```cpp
int rr_host_alloc(void** out, int64_t bytes)
{
    if (!out || bytes <= 0) return fail(RR_EINVAL, "rr_host_alloc: null pointer or bytes <= 0");
    *out = nullptr;
    const hipError_t err = hipHostMalloc(out, (size_t)bytes, hipHostMallocCoherent | hipHostMallocMapped);
    if (err != hipSuccess) {
        *out = nullptr;
        return hip_fail(err, "rr_host_alloc");
    }
    std::memset(*out, 0, (size_t)bytes);
    return RR_OK;
}

int rr_host_free(void* p)
{
    if (!p) return RR_OK;
    const hipError_t err = hipHostFree(p);
    return err == hipSuccess ? RR_OK : hip_fail(err, "rr_host_free");
}

}

namespace {
int64_t fetch_rows(rr_env* e, const std::vector<int32_t>& hidx, int64_t capacity, const float* src_obs,
                   const float* src_ret, const int32_t* src_len, const uint8_t* src_trunc, int32_t* idx,
                   float* term_obs, float* term_return, int32_t* term_len, uint8_t* trunc_out, hipStream_t s,
                   const char* what)
{
    const int64_t count = (int64_t)hidx.size();
    const int64_t m = std::min<int64_t>(count, capacity);
    if (m == 0) return count;
    if (idx) std::memcpy(idx, hidx.data(), sizeof(int32_t) * m);
    if (term_obs || term_return || term_len || trunc_out) {
        hipError_t err = hipMemcpyAsync(e->g_idx, hidx.data(), sizeof(int32_t) * m, hipMemcpyHostToDevice, s);
        if (err != hipSuccess) return hip_fail(err, what);
        hipLaunchKernelGGL(gather_done_kernel, dim3(grid_of(m)), dim3(kBlock), 0, s, e->g_idx, m, e->ns, src_obs,
                           src_ret, src_len, trunc_out ? src_trunc : nullptr, e->g_obs, e->g_ret, e->g_len, e->g_trunc);
        err = hipGetLastError();
        if (err == hipSuccess && term_obs)
            err = hipMemcpyAsync(term_obs, e->g_obs, sizeof(float) * e->ns * m, hipMemcpyDefault, s);
        if (err == hipSuccess && term_return)
            err = hipMemcpyAsync(term_return, e->g_ret, sizeof(float) * m, hipMemcpyDefault, s);
        if (err == hipSuccess && term_len)
            err = hipMemcpyAsync(term_len, e->g_len, sizeof(int32_t) * m, hipMemcpyDefault, s);
        if (err == hipSuccess && trunc_out)
            err = hipMemcpyAsync(trunc_out, e->g_trunc, sizeof(uint8_t) * m, hipMemcpyDefault, s);
        if (err == hipSuccess) err = hipStreamSynchronize(s);
        if (err != hipSuccess) return hip_fail(err, what);
    }
    return count;
}
}

extern "C" {

int64_t rr_fetch_done(rr_env* e, int64_t capacity, int32_t* idx, float* term_obs, float* term_return,
                      int32_t* term_len, void* stream)
{
    if (!e) return fail(RR_EINVAL, "rr_fetch_done: null handle");
    if (capacity < 0) return fail(RR_EINVAL, "rr_fetch_done: negative capacity");
    if (e->steps == 0) return 0;
    hipStream_t s = (hipStream_t)stream;
    const int64_t nw = n_words(e->n);
    std::vector<uint64_t> bits(nw);
    hipError_t err = hipMemcpyAsync(bits.data(), e->done_bits, sizeof(uint64_t) * nw, hipMemcpyDeviceToHost, s);
    if (err == hipSuccess) err = hipStreamSynchronize(s);
    if (err != hipSuccess) return hip_fail(err, "rr_fetch_done: done bits");
    std::vector<int32_t> hidx;
    for (int64_t w = 0; w < nw; ++w) {
        uint64_t m = bits[w];
        while (m) {
            const int b = __builtin_ctzll(m);
            hidx.push_back((int32_t)(w * kWave + b));
            m &= m - 1;
        }
    }
    return fetch_rows(e, hidx, capacity, e->term_obs, e->term_ret, e->term_len, nullptr, idx, term_obs, term_return,
                      term_len, nullptr, s, "rr_fetch_done: gather");
}

int64_t rr_gather_rows(rr_env* e, const uint8_t* done, const float* term_obs_src, const float* term_return_src,
                       const int32_t* term_len_src, const uint8_t* truncated_src, int64_t capacity, int32_t* idx,
                       float* term_obs, float* term_return, int32_t* term_len, uint8_t* truncated, void* stream)
{
    if (!e || !done) return fail(RR_EINVAL, "rr_gather_rows: null handle or done flags");
    if (capacity < 0) return fail(RR_EINVAL, "rr_gather_rows: negative capacity");
    if ((term_obs && !term_obs_src) || (term_return && !term_return_src) || (term_len && !term_len_src) ||
        (truncated && !truncated_src))
        return fail(RR_EINVAL, "rr_gather_rows: an output without its source");
    hipStream_t s = (hipStream_t)stream;
    const int64_t n = e->n;
    std::vector<uint64_t> flags((n + 7) / 8, 0);
    hipError_t err = hipMemcpyAsync(flags.data(), done, (size_t)n, hipMemcpyDefault, s);
    if (err == hipSuccess) err = hipStreamSynchronize(s);
    if (err != hipSuccess) return hip_fail(err, "rr_gather_rows: done flags");
    std::vector<int32_t> hidx;
    const uint8_t* f8 = reinterpret_cast<const uint8_t*>(flags.data());
    for (int64_t w = 0; w < (int64_t)flags.size(); ++w) {
        if (!flags[w]) continue;
        for (int64_t i = 8 * w; i < std::min<int64_t>(8 * w + 8, n); ++i)
            if (f8[i]) hidx.push_back((int32_t)i);
    }
    return fetch_rows(e, hidx, capacity, term_obs_src, term_return_src, term_len_src, truncated_src, idx, term_obs,
                      term_return, term_len, truncated, s, "rr_gather_rows: gather");
}

int rr_copy_terminal(rr_env* e, float* term_obs, float* term_return, int32_t* term_len, void* stream)
{
    if (!e) return fail(RR_EINVAL, "rr_copy_terminal: null handle");
    if (!term_obs && !term_return && !term_len) return RR_OK;
    if (e->steps == 0) return RR_OK;
    hipLaunchKernelGGL(copy_done_rows_kernel, dim3(grid_of(e->n)), dim3(kBlock), 0, (hipStream_t)stream,
                       e->done_bits, e->n, e->ns, e->term_obs, e->term_ret, e->term_len, term_obs, term_return,
                       term_len);
    hipError_t err = hipGetLastError();
    return err == hipSuccess ? RR_OK : hip_fail(err, "rr_copy_terminal");
}


}

static int prec_of(int precision)
{
    return precision == RR_POLICY_FP32 ? 0 : precision == RR_POLICY_BF16 ? 1 : precision == RR_POLICY_FP16X3 ? 2 : -1;
}

template <class F>
static bool pol_dispatch(int obs_dim, int act_dim, int precision, F&& f)
{
    const int prec = prec_of(precision);
    if (prec < 0) return false;
    if (obs_dim == 14 && act_dim == 3) dispatch_prec(prec, [&](auto p) { f(tag<14>{}, tag<3>{}, p); });
    else if (obs_dim == 7 && act_dim == 2) dispatch_prec(prec, [&](auto p) { f(tag<7>{}, tag<2>{}, p); });
    else return false;
    return true;
}

// ... 871 lines not shown
```

### rl_rocket_amd/vec_env.py

```python
import itertools
import time
from collections.abc import Sequence

import numpy as np

from . import _lib
from .batch import RocketBatch
from .gym_compat import Box
from .params import MAX_EPISODE_STEPS, parse_model

try:
    from stable_baselines3.common.vec_env.base_vec_env import VecEnv as _VecEnvBase
except Exception:
    _VecEnvBase = object
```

• [EXERCISE OBJECTIVE]:
Copy the full listing exactly.

• [EXPECTED ANSWER]:
```cpp
int rr_host_alloc(void** out, int64_t bytes)
{
    if (!out || bytes <= 0) return fail(RR_EINVAL, "rr_host_alloc: null pointer or bytes <= 0");
    *out = nullptr;
    const hipError_t err = hipHostMalloc(out, (size_t)bytes, hipHostMallocCoherent | hipHostMallocMapped);
    if (err != hipSuccess) {
        *out = nullptr;
        return hip_fail(err, "rr_host_alloc");
    }
    std::memset(*out, 0, (size_t)bytes);
    return RR_OK;
}

int rr_host_free(void* p)
{
    if (!p) return RR_OK;
    const hipError_t err = hipHostFree(p);
    return err == hipSuccess ? RR_OK : hip_fail(err, "rr_host_free");
}

}

namespace {
int64_t fetch_rows(rr_env* e, const std::vector<int32_t>& hidx, int64_t capacity, const float* src_obs,
                   const float* src_ret, const int32_t* src_len, const uint8_t* src_trunc, int32_t* idx,
                   float* term_obs, float* term_return, int32_t* term_len, uint8_t* trunc_out, hipStream_t s,
                   const char* what)
{
    const int64_t count = (int64_t)hidx.size();
    const int64_t m = std::min<int64_t>(count, capacity);
    if (m == 0) return count;
    if (idx) std::memcpy(idx, hidx.data(), sizeof(int32_t) * m);
    if (term_obs || term_return || term_len || trunc_out) {
        hipError_t err = hipMemcpyAsync(e->g_idx, hidx.data(), sizeof(int32_t) * m, hipMemcpyHostToDevice, s);
        if (err != hipSuccess) return hip_fail(err, what);
        hipLaunchKernelGGL(gather_done_kernel, dim3(grid_of(m)), dim3(kBlock), 0, s, e->g_idx, m, e->ns, src_obs,
                           src_ret, src_len, trunc_out ? src_trunc : nullptr, e->g_obs, e->g_ret, e->g_len, e->g_trunc);
        err = hipGetLastError();
        if (err == hipSuccess && term_obs)
            err = hipMemcpyAsync(term_obs, e->g_obs, sizeof(float) * e->ns * m, hipMemcpyDefault, s);
        if (err == hipSuccess && term_return)
            err = hipMemcpyAsync(term_return, e->g_ret, sizeof(float) * m, hipMemcpyDefault, s);
        if (err == hipSuccess && term_len)
            err = hipMemcpyAsync(term_len, e->g_len, sizeof(int32_t) * m, hipMemcpyDefault, s);
        if (err == hipSuccess && trunc_out)
            err = hipMemcpyAsync(trunc_out, e->g_trunc, sizeof(uint8_t) * m, hipMemcpyDefault, s);
        if (err == hipSuccess) err = hipStreamSynchronize(s);
        if (err != hipSuccess) return hip_fail(err, what);
    }
    return count;
}
}

extern "C" {

int64_t rr_fetch_done(rr_env* e, int64_t capacity, int32_t* idx, float* term_obs, float* term_return,
                      int32_t* term_len, void* stream)
{
    if (!e) return fail(RR_EINVAL, "rr_fetch_done: null handle");
    if (capacity < 0) return fail(RR_EINVAL, "rr_fetch_done: negative capacity");
    if (e->steps == 0) return 0;
    hipStream_t s = (hipStream_t)stream;
    const int64_t nw = n_words(e->n);
    std::vector<uint64_t> bits(nw);
    hipError_t err = hipMemcpyAsync(bits.data(), e->done_bits, sizeof(uint64_t) * nw, hipMemcpyDeviceToHost, s);
    if (err == hipSuccess) err = hipStreamSynchronize(s);
    if (err != hipSuccess) return hip_fail(err, "rr_fetch_done: done bits");
    std::vector<int32_t> hidx;
    for (int64_t w = 0; w < nw; ++w) {
        uint64_t m = bits[w];
        while (m) {
            const int b = __builtin_ctzll(m);
            hidx.push_back((int32_t)(w * kWave + b));
            m &= m - 1;
        }
    }
    return fetch_rows(e, hidx, capacity, e->term_obs, e->term_ret, e->term_len, nullptr, idx, term_obs, term_return,
                      term_len, nullptr, s, "rr_fetch_done: gather");
}

int64_t rr_gather_rows(rr_env* e, const uint8_t* done, const float* term_obs_src, const float* term_return_src,
                       const int32_t* term_len_src, const uint8_t* truncated_src, int64_t capacity, int32_t* idx,
                       float* term_obs, float* term_return, int32_t* term_len, uint8_t* truncated, void* stream)
{
    if (!e || !done) return fail(RR_EINVAL, "rr_gather_rows: null handle or done flags");
    if (capacity < 0) return fail(RR_EINVAL, "rr_gather_rows: negative capacity");
    if ((term_obs && !term_obs_src) || (term_return && !term_return_src) || (term_len && !term_len_src) ||
        (truncated && !truncated_src))
        return fail(RR_EINVAL, "rr_gather_rows: an output without its source");
    hipStream_t s = (hipStream_t)stream;
    const int64_t n = e->n;
    std::vector<uint64_t> flags((n + 7) / 8, 0);
    hipError_t err = hipMemcpyAsync(flags.data(), done, (size_t)n, hipMemcpyDefault, s);
    if (err == hipSuccess) err = hipStreamSynchronize(s);
    if (err != hipSuccess) return hip_fail(err, "rr_gather_rows: done flags");
    std::vector<int32_t> hidx;
    const uint8_t* f8 = reinterpret_cast<const uint8_t*>(flags.data());
    for (int64_t w = 0; w < (int64_t)flags.size(); ++w) {
        if (!flags[w]) continue;
        for (int64_t i = 8 * w; i < std::min<int64_t>(8 * w + 8, n); ++i)
            if (f8[i]) hidx.push_back((int32_t)i);
    }
    return fetch_rows(e, hidx, capacity, term_obs_src, term_return_src, term_len_src, truncated_src, idx, term_obs,
                      term_return, term_len, truncated, s, "rr_gather_rows: gather");
}

int rr_copy_terminal(rr_env* e, float* term_obs, float* term_return, int32_t* term_len, void* stream)
{
    if (!e) return fail(RR_EINVAL, "rr_copy_terminal: null handle");
    if (!term_obs && !term_return && !term_len) return RR_OK;
    if (e->steps == 0) return RR_OK;
    hipLaunchKernelGGL(copy_done_rows_kernel, dim3(grid_of(e->n)), dim3(kBlock), 0, (hipStream_t)stream,
                       e->done_bits, e->n, e->ns, e->term_obs, e->term_ret, e->term_len, term_obs, term_return,
                       term_len);
    hipError_t err = hipGetLastError();
    return err == hipSuccess ? RR_OK : hip_fail(err, "rr_copy_terminal");
}


}

static int prec_of(int precision)
{
    return precision == RR_POLICY_FP32 ? 0 : precision == RR_POLICY_BF16 ? 1 : precision == RR_POLICY_FP16X3 ? 2 : -1;
}

template <class F>
static bool pol_dispatch(int obs_dim, int act_dim, int precision, F&& f)
{
    const int prec = prec_of(precision);
    if (prec < 0) return false;
    if (obs_dim == 14 && act_dim == 3) dispatch_prec(prec, [&](auto p) { f(tag<14>{}, tag<3>{}, p); });
    else if (obs_dim == 7 && act_dim == 2) dispatch_prec(prec, [&](auto p) { f(tag<7>{}, tag<2>{}, p); });
    else return false;
    return true;
}

// ... 871 lines not shown
```

### rl_rocket_amd/vec_env.py

```python
import itertools
import time
from collections.abc import Sequence

import numpy as np

from . import _lib
from .batch import RocketBatch
from .gym_compat import Box
from .params import MAX_EPISODE_STEPS, parse_model

try:
    from stable_baselines3.common.vec_env.base_vec_env import VecEnv as _VecEnvBase
except Exception:
    _VecEnvBase = object
```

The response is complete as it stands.